Ruby on Rails, Logic and best practices - I miss you.

Posted by acts_as_flinn Sat, 01 Sep 2007 04:52:00 GMT

So those of you following my blog know that after two years of being a full time Rubyist I’ve been tossed back into the cruel and unusual work of PHP development. I’ve really had to think long about my own development history when passing judgement on the current code base I am working with. What I’ve come to find is that the things I love about Ruby on Rails are logic, reason and proven best practices. What I dislike about PHP development is preference, opinion and tyranny.

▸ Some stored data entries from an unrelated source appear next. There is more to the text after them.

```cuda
__device__ __forceinline__ void mbar_init(uint64_t* bar, uint32_t count) {
  asm volatile("mbarrier.init.shared::cta.b64 [%0], %1;\n" ::"r"(smem_u32(bar)), "r"(count));
}
__device__ __forceinline__ void pdl_wait() { asm volatile("griddepcontrol.wait;" ::: "memory"); }
__device__ __forceinline__ void pdl_trigger() { asm volatile("griddepcontrol.launch_dependents;" ::: "memory"); }

__device__ __forceinline__ void fence_barrier_init() {
  asm volatile("fence.mbarrier_init.release.cluster;\n" ::: "memory");
}
__device__ __forceinline__ void mbar_expect_tx(uint64_t* bar, uint32_t bytes) {
  asm volatile("mbarrier.arrive.expect_tx.shared::cta.b64 _, [%0], %1;\n" ::"r"(smem_u32(bar)), "r"(bytes)
               : "memory");
}
__device__ __forceinline__ void mbar_arrive(uint64_t* bar) {
  asm volatile("mbarrier.arrive.shared::cta.b64 _, [%0];\n" ::"r"(smem_u32(bar)) : "memory");
}
constexpr uint32_t kMbarSuspendHint = 0x989680u;
__device__ __forceinline__ bool mbar_try_wait(uint64_t* bar, uint32_t parity) {
  uint32_t ok;
  asm volatile(
      "{\n\t.reg .pred P;\n\t"
      "mbarrier.try_wait.parity.shared::cta.b64 P, [%1], %2, %3;\n\t"
      "selp.u32 %0, 1, 0, P;\n\t}\n"
      : "=r"(ok)
      : "r"(smem_u32(bar)), "r"(parity), "r"(kMbarSuspendHint)
      : "memory");
  return ok != 0;
}
__device__ __forceinline__ void mbar_wait(uint64_t* bar, uint32_t parity) {
  while (!mbar_try_wait(bar, parity)) {
  }
}

__device__ __forceinline__ void fence_proxy_async_smem() {
  asm volatile("fence.proxy.async.shared::cta;\n" ::: "memory");
}

__device__ __forceinline__ void named_bar_sync(uint32_t id, uint32_t count) {
  asm volatile("bar.sync %0, %1;\n" ::"r"(id), "r"(count) : "memory");
}

__device__ __forceinline__ void tma_prefetch_desc(const CUtensorMap* m) {
  asm volatile("prefetch.tensormap [%0];\n" ::"l"(reinterpret_cast<uint64_t>(m)) : "memory");
}
constexpr uint64_t kEvictNormal = 0x1000000000000000ull;
constexpr uint64_t kEvictFirst = 0x12F0000000000000ull;
constexpr uint64_t kEvictLast = 0x14F0000000000000ull;

__device__ __forceinline__ void tma_load_2d(void* smem_dst, const CUtensorMap* m, uint64_t* bar, int c0, int c1,
                                            uint64_t hint = kEvictNormal) {
  asm volatile(
      "cp.async.bulk.tensor.2d.shared::cluster.global.mbarrier::complete_tx::bytes.L2::cache_hint"
      " [%0], [%1, {%3, %4}], [%2], %5;\n" ::"r"(smem_u32(smem_dst)),
      "l"(reinterpret_cast<uint64_t>(m)), "r"(smem_u32(bar)), "r"(c0), "r"(c1), "l"(hint)
      : "memory");
}
__device__ __forceinline__ void tma_load_3d(void* smem_dst, const CUtensorMap* m, uint64_t* bar, int c0, int c1,
                                            int c2, uint64_t hint = kEvictNormal) {
  asm volatile(
      "cp.async.bulk.tensor.3d.shared::cluster.global.mbarrier::complete_tx::bytes.L2::cache_hint"
      " [%0], [%1, {%3, %4, %5}], [%2], %6;\n" ::"r"(smem_u32(smem_dst)),
      "l"(reinterpret_cast<uint64_t>(m)), "r"(smem_u32(bar)), "r"(c0), "r"(c1), "r"(c2), "l"(hint)
      : "memory");
}
__device__ __forceinline__ void tma_load_4d(void* smem_dst, const CUtensorMap* m, uint64_t* bar, int c0, int c1,
                                            int c2, int c3, uint64_t hint = kEvictNormal) {
  asm volatile(
      "cp.async.bulk.tensor.4d.shared::cluster.global.mbarrier::complete_tx::bytes.L2::cache_hint"
      " [%0], [%1, {%3, %4, %5, %6}], [%2], %7;\n" ::"r"(smem_u32(smem_dst)),
      "l"(reinterpret_cast<uint64_t>(m)), "r"(smem_u32(bar)), "r"(c0), "r"(c1), "r"(c2), "r"(c3), "l"(hint)
      : "memory");
}

__device__ __forceinline__ void wgmma_fence() { asm volatile("wgmma.fence.sync.aligned;\n" ::: "memory"); }
__device__ __forceinline__ void wgmma_commit() { asm volatile("wgmma.commit_group.sync.aligned;\n" ::: "memory"); }
template <int N>
__device__ __forceinline__ void wgmma_wait() {
  asm volatile("wgmma.wait_group.sync.aligned %0;\n" ::"n"(N) : "memory");
}
template <int N>
__device__ __forceinline__ void wgmma_reg_fence(float* d) {
#pragma unroll
  for (int i = 0; i < N; ++i) asm volatile("" : "+f"(d[i])::"memory");
}
__device__ __forceinline__ void wgmma_m64n128k16_ss(float* d, uint64_t desc_a, uint64_t desc_b, uint32_t accumulate) {
  asm volatile(
      "{\n\t.reg .pred p;\n\t"
      "setp.ne.b32 p, %66, 0;\n\t"
      "wgmma.mma_async.sync.aligned.m64n128k16.f32.f16.f16 "
      "{%0, %1, %2, %3, %4, %5, %6, %7, %8, %9, %10, %11, %12, %13, %14, %15, %16, %17, %18, %19, %20, %21, %22, %23, %24, %25, %26, %27, %28, %29, %30, %31, %32, %33, %34, %35, %36, %37, %38, %39, %40, %41, %42, %43, %44, %45, %46, %47, %48, %49, %50, %51, %52, %53, %54, %55, %56, %57, %58, %59, %60, %61, %62, %63}, "
      "%64, %65, p, 1, 1, 0, 0;\n\t}\n"
      : "+f"(d[0]), "+f"(d[1]), "+f"(d[2]), "+f"(d[3]), "+f"(d[4]), "+f"(d[5]), "+f"(d[6]), "+f"(d[7]), "+f"(d[8]), "+f"(d[9]), "+f"(d[10]), "+f"(d[11]), "+f"(d[12]), "+f"(d[13]), "+f"(d[14]), "+f"(d[15]), "+f"(d[16]), "+f"(d[17]), "+f"(d[18]), "+f"(d[19]), "+f"(d[20]), "+f"(d[21]), "+f"(d[22]), "+f"(d[23]), "+f"(d[24]), "+f"(d[25]), "+f"(d[26]), "+f"(d[27]), "+f"(d[28]), "+f"(d[29]), "+f"(d[30]), "+f"(d[31]), "+f"(d[32]), "+f"(d[33]), "+f"(d[34]), "+f"(d[35]), "+f"(d[36]), "+f"(d[37]), "+f"(d[38]), "+f"(d[39]), "+f"(d[40]), "+f"(d[41]), "+f"(d[42]), "+f"(d[43]), "+f"(d[44]), "+f"(d[45]), "+f"(d[46]), "+f"(d[47]), "+f"(d[48]), "+f"(d[49]), "+f"(d[50]), "+f"(d[51]), "+f"(d[52]), "+f"(d[53]), "+f"(d[54]), "+f"(d[55]), "+f"(d[56]), "+f"(d[57]), "+f"(d[58]), "+f"(d[59]), "+f"(d[60]), "+f"(d[61]), "+f"(d[62]), "+f"(d[63])
      : "l"(desc_a), "l"(desc_b), "r"(accumulate));
}
__device__ __forceinline__ void wgmma_m64n256k16_ss(float* d, uint64_t desc_a, uint64_t desc_b, uint32_t accumulate) {
  asm volatile(
      "{\n\t.reg .pred p;\n\t"
      "setp.ne.b32 p, %130, 0;\n\t"
      "wgmma.mma_async.sync.aligned.m64n256k16.f32.f16.f16 "
      "{%0, %1, %2, %3, %4, %5, %6, %7, %8, %9, %10, %11, %12, %13, %14, %15, %16, %17, %18, %19, %20, %21, %22, %23, %24, %25, %26, %27, %28, %29, %30, %31, %32, %33, %34, %35, %36, %37, %38, %39, %40, %41, %42, %43, %44, %45, %46, %47, %48, %49, %50, %51, %52, %53, %54, %55, %56, %57, %58, %59, %60, %61, %62, %63, %64, %65, %66, %67, %68, %69, %70, %71, %72, %73, %74, %75, %76, %77, %78, %79, %80, %81, %82, %83, %84, %85, %86, %87, %88, %89, %90, %91, %92, %93, %94, %95, %96, %97, %98, %99, %100, %101, %102, %103, %104, %105, %106, %107, %108, %109, %110, %111, %112, %113, %114, %115, %116, %117, %118, %119, %120, %121, %122, %123, %124, %125, %126, %127}, "
      "%128, %129, p, 1, 1, 0, 0;\n\t}\n"
      : "+f"(d[0]), "+f"(d[1]), "+f"(d[2]), "+f"(d[3]), "+f"(d[4]), "+f"(d[5]), "+f"(d[6]), "+f"(d[7]), "+f"(d[8]), "+f"(d[9]), "+f"(d[10]), "+f"(d[11]), "+f"(d[12]), "+f"(d[13]), "+f"(d[14]), "+f"(d[15]), "+f"(d[16]), "+f"(d[17]), "+f"(d[18]), "+f"(d[19]), "+f"(d[20]), "+f"(d[21]), "+f"(d[22]), "+f"(d[23]), "+f"(d[24]), "+f"(d[25]), "+f"(d[26]), "+f"(d[27]), "+f"(d[28]), "+f"(d[29]), "+f"(d[30]), "+f"(d[31]), "+f"(d[32]), "+f"(d[33]), "+f"(d[34]), "+f"(d[35]), "+f"(d[36]), "+f"(d[37]), "+f"(d[38]), "+f"(d[39]), "+f"(d[40]), "+f"(d[41]), "+f"(d[42]), "+f"(d[43]), "+f"(d[44]), "+f"(d[45]), "+f"(d[46]), "+f"(d[47]), "+f"(d[48]), "+f"(d[49]), "+f"(d[50]), "+f"(d[51]), "+f"(d[52]), "+f"(d[53]), "+f"(d[54]), "+f"(d[55]), "+f"(d[56]), "+f"(d[57]), "+f"(d[58]), "+f"(d[59]), "+f"(d[60]), "+f"(d[61]), "+f"(d[62]), "+f"(d[63]), "+f"(d[64]), "+f"(d[65]), "+f"(d[66]), "+f"(d[67]), "+f"(d[68]), "+f"(d[69]), "+f"(d[70]), "+f"(d[71]), "+f"(d[72]), "+f"(d[73]), "+f"(d[74]), "+f"(d[75]), "+f"(d[76]), "+f"(d[77]), "+f"(d[78]), "+f"(d[79]), "+f"(d[80]), "+f"(d[81]), "+f"(d[82]), "+f"(d[83]), "+f"(d[84]), "+f"(d[85]), "+f"(d[86]), "+f"(d[87]), "+f"(d[88]), "+f"(d[89]), "+f"(d[90]), "+f"(d[91]), "+f"(d[92]), "+f"(d[93]), "+f"(d[94]), "+f"(d[95]), "+f"(d[96]), "+f"(d[97]), "+f"(d[98]), "+f"(d[99]), "+f"(d[100]), "+f"(d[101]), "+f"(d[102]), "+f"(d[103]), "+f"(d[104]), "+f"(d[105]), "+f"(d[106]), "+f"(d[107]), "+f"(d[108]), "+f"(d[109]), "+f"(d[110]), "+f"(d[111]), "+f"(d[112]), "+f"(d[113]), "+f"(d[114]), "+f"(d[115]), "+f"(d[116]), "+f"(d[117]), "+f"(d[118]), "+f"(d[119]), "+f"(d[120]), "+f"(d[121]), "+f"(d[122]), "+f"(d[123]), "+f"(d[124]), "+f"(d[125]), "+f"(d[126]), "+f"(d[127])
      : "l"(desc_a), "l"(desc_b), "r"(accumulate));
}
__device__ __forceinline__ void wgmma_m64n64k16_rs_tb(float* d, const uint32_t* a, uint64_t desc_b, uint32_t accumulate) {
  asm volatile(
      "{\n\t.reg .pred p;\n\t"
      "setp.ne.b32 p, %37, 0;\n\t"
      "wgmma.mma_async.sync.aligned.m64n64k16.f32.f16.f16 "
      "{%0, %1, %2, %3, %4, %5, %6, %7, %8, %9, %10, %11, %12, %13, %14, %15, %16, %17, %18, %19, %20, %21, %22, %23, %24, %25, %26, %27, %28, %29, %30, %31}, "
      "{%32, %33, %34, %35}, %36, p, 1, 1, 1;\n\t}\n"
      : "+f"(d[0]), "+f"(d[1]), "+f"(d[2]), "+f"(d[3]), "+f"(d[4]), "+f"(d[5]), "+f"(d[6]), "+f"(d[7]), "+f"(d[8]), "+f"(d[9]), "+f"(d[10]), "+f"(d[11]), "+f"(d[12]), "+f"(d[13]), "+f"(d[14]), "+f"(d[15]), "+f"(d[16]), "+f"(d[17]), "+f"(d[18]), "+f"(d[19]), "+f"(d[20]), "+f"(d[21]), "+f"(d[22]), "+f"(d[23]), "+f"(d[24]), "+f"(d[25]), "+f"(d[26]), "+f"(d[27]), "+f"(d[28]), "+f"(d[29]), "+f"(d[30]), "+f"(d[31])
      : "r"(a[0]), "r"(a[1]), "r"(a[2]), "r"(a[3]), "l"(desc_b), "r"(accumulate));
}
__device__ __forceinline__ uint64_t f2_pack(float lo, float hi) {
  uint64_t r;
  asm("mov.b64 %0, {%1, %2};" : "=l"(r) : "f"(lo), "f"(hi));
  return r;
}
__device__ __forceinline__ void f2_unpack(uint64_t v, float& lo, float& hi) {
  asm("mov.b64 {%0, %1}, %2;" : "=f"(lo), "=f"(hi) : "l"(v));
}
__device__ __forceinline__ uint64_t f2_fma(uint64_t a, uint64_t b, uint64_t c) {
  float a0, a1, b0, b1, c0, c1;
  f2_unpack(a, a0, a1); f2_unpack(b, b0, b1); f2_unpack(c, c0, c1);
  return f2_pack(__fmaf_rn(a0, b0, c0), __fmaf_rn(a1, b1, c1));
}
__device__ __forceinline__ uint64_t f2_add(uint64_t a, uint64_t b) {
  float a0, a1, b0, b1;
  f2_unpack(a, a0, a1); f2_unpack(b, b0, b1);
  return f2_pack(__fadd_rn(a0, b0), __fadd_rn(a1, b1));
}
__device__ __forceinline__ uint64_t f2_mul(uint64_t a, uint64_t b) {
  float a0, a1, b0, b1;
  f2_unpack(a, a0, a1); f2_unpack(b, b0, b1);
  return f2_pack(__fmul_rn(a0, b0), __fmul_rn(a1, b1));
}

__device__ __forceinline__ uint64_t gmma_desc_sw128(uint32_t saddr, uint32_t sbo_bytes, uint32_t lbo_bytes) {
  uint64_t d = 0;
  d |= (uint64_t)((saddr & 0x3FFFF) >> 4);
  d |= (uint64_t)((lbo_bytes >> 4) & 0x3FFF) << 16;
  d |= (uint64_t)((sbo_bytes >> 4) & 0x3FFF) << 32;
  d |= (uint64_t)1 << 62;
  return d;
}

__device__ __forceinline__ uint32_t pack_half2(float a, float b) {
  __half2 h = __floats2half2_rn(a, b);
  return *reinterpret_cast<uint32_t*>(&h);
}

}
```

Measured before the change: 0.2704.

## Make attention kernel persistent with intra-warpgroup QK/PV overlap and ping-pong scheduling

Turns the attention kernel into a persistent kernel that loops over (q-tile, head, batch) tiles with a grid sized to the SM count, and double-buffers Q so the next tile's Q load overlaps the current one. Consumer warpgroups now issue the next QK GEMM before the current PV GEMM and run softmax while PV is in flight, FA3-style. Named barriers pass an MMA turn between warpgroups so tensor-core issue is serialized in a ping-pong. Producer warps give up registers through setmaxnreg so the consumers can hold more. The cost is more complex synchronization, extra shared memory for Q, and a full warpgroup assigned to the producer.

New measurement: 0.2766 (median of 6 runs). 1.02x the previous value.

```diff
diff --git a/3d-re-gen_b200/csrc/attn.cu b/3d-re-gen_b200/csrc/attn.cu
--- a/3d-re-gen_b200/csrc/attn.cu
+++ b/3d-re-gen_b200/csrc/attn.cu
@@ -13,17 +13,42 @@
 constexpr int kBQ = 64 * kWG;
 constexpr int kBKV = 128;
 constexpr int kStg = 3;
+constexpr int kQStg = 2;
 constexpr int kQBytes = 64 * kD * 2;
 constexpr int kTileBytes = kBKV * kD * 2;
-constexpr int kTilesBytes = kQBytes * kWG + 2 * kStg * kTileBytes;
+constexpr int kTilesBytes = kQStg * kWG * kQBytes + 2 * kStg * kTileBytes;
 constexpr int kSmemBytes = kTilesBytes + 1024 + 256;
-constexpr int kThreads = 128 * kWG + 32;
+constexpr int kThreads = 128 * (kWG + 1);
+constexpr int kProducerRegs = 24;
+constexpr int kConsumerRegs = 160;
+static_assert(128 * (kWG * kConsumerRegs + kProducerRegs) <= 65536, "register file");
 
 struct AttnParams {
   __half* o;
   int64_t o_sb, o_sh, o_sl;
   int Lq, Lk;
+  int H, n_qt, n_tiles;
   float scale_log2;
+};
+
+struct Tile {
+  int q0, h, b;
+};
+__device__ __forceinline__ Tile tile_at(int t, const AttnParams& p) {
+  const int bh = t / p.n_qt;
+  return {(t - bh * p.n_qt) * kBQ, bh % p.H, bh / p.H};
+}
+
+template <int kDepth>
+struct RingPos {
+  int st = 0;
+  uint32_t ph = 0;
+  __device__ __forceinline__ void next() {
+    if (++st == kDepth) {
+      st = 0;
+      ph ^= 1;
+    }
+  }
 };
 
 __device__ __forceinline__ float ex2(float x) {
@@ -31,6 +56,66 @@
   asm("ex2.approx.ftz.f32 %0, %1;" : "=f"(y) : "f"(x));
   return y;
 }
+
+__device__ __forceinline__ void reg_fence_a(uint32_t (&a)[kBKV / 16][4]) {
+#pragma unroll
+  for (int k = 0; k < kBKV / 16; ++k)
+#pragma unroll
+    for (int i = 0; i < 4; ++i) asm volatile("" : "+r"(a[k][i])::"memory");
+}
+
+__device__ __forceinline__ void issue_qk(float (&s)[kBKV / 2], uint32_t aq, uint32_t ak) {
+  wgmma_fence();
+#pragma unroll
+  for (int k = 0; k < kD / 16; ++k)
+    wgmma_m64n128k16_ss(s, gmma_desc_sw128(aq + k * 32, 1024, 16), gmma_desc_sw128(ak + k * 32, 1024, 16), k ? 1u : 0u);
+  wgmma_commit();
+}
+
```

“What do you mean by that?” What I mean is just this. Ruby on Rails has been at the forefront of emerging technologies and is consistently endorsed by well respected leaders in development technology like ThoughtWorks and countless innovators in the industry. It has introduced professional development techniques to the masses in ways that are unobtrusive and encourage thoughtful progressive improvement. What I like most of all – the things that have made it into Rails have been well thought out features that are supported by logic and reason NOT opinion.

What I’m finding in my return to PHP is that people just do things because they like it this way or that way. It’s a matter of personal preference. There is a complete lack of standards on how to best get something done. That usually means brute force wet (!DRY) code that does the job with the amount of style and grace as a bull in a china shop. I also think you see tyranny over reason in the PHP world because it’s a matter of preference. When you boil it down Ruby seems to be a philosophy whereas PHP is just a tool.

If you don’t care about efficiency stop reading now. Some readers might have caught that last bit “does the job” and said “well it does the job.” Yes it does the job for so long…then you change something…then it breaks something unintentionally. But you don’t know that it broke because you have no way of testing other than to put a person in front of a web browser or worse yet wait for a support ticket from your customer. Then you have no way of refactoring because everything is so fucking wet that your refactoring is actually rewriting from the ground up. If your grumbling – I told you to stop reading.

Modern Design in PHP

Posted by acts_as_flinn Sun, 19 Aug 2007 04:57:00 GMT

Yesterday I finished my first week at my new job. Going back to the PHP world is somewhat shocking to see a complete lack standardized coding methods. I spent some time this week getting to know the project I’ll be helping out on for the next several weeks. The code originates from an overseas outsourcing company with absolutely no standards or knowledge of design patterns, or concept of writing DRY code.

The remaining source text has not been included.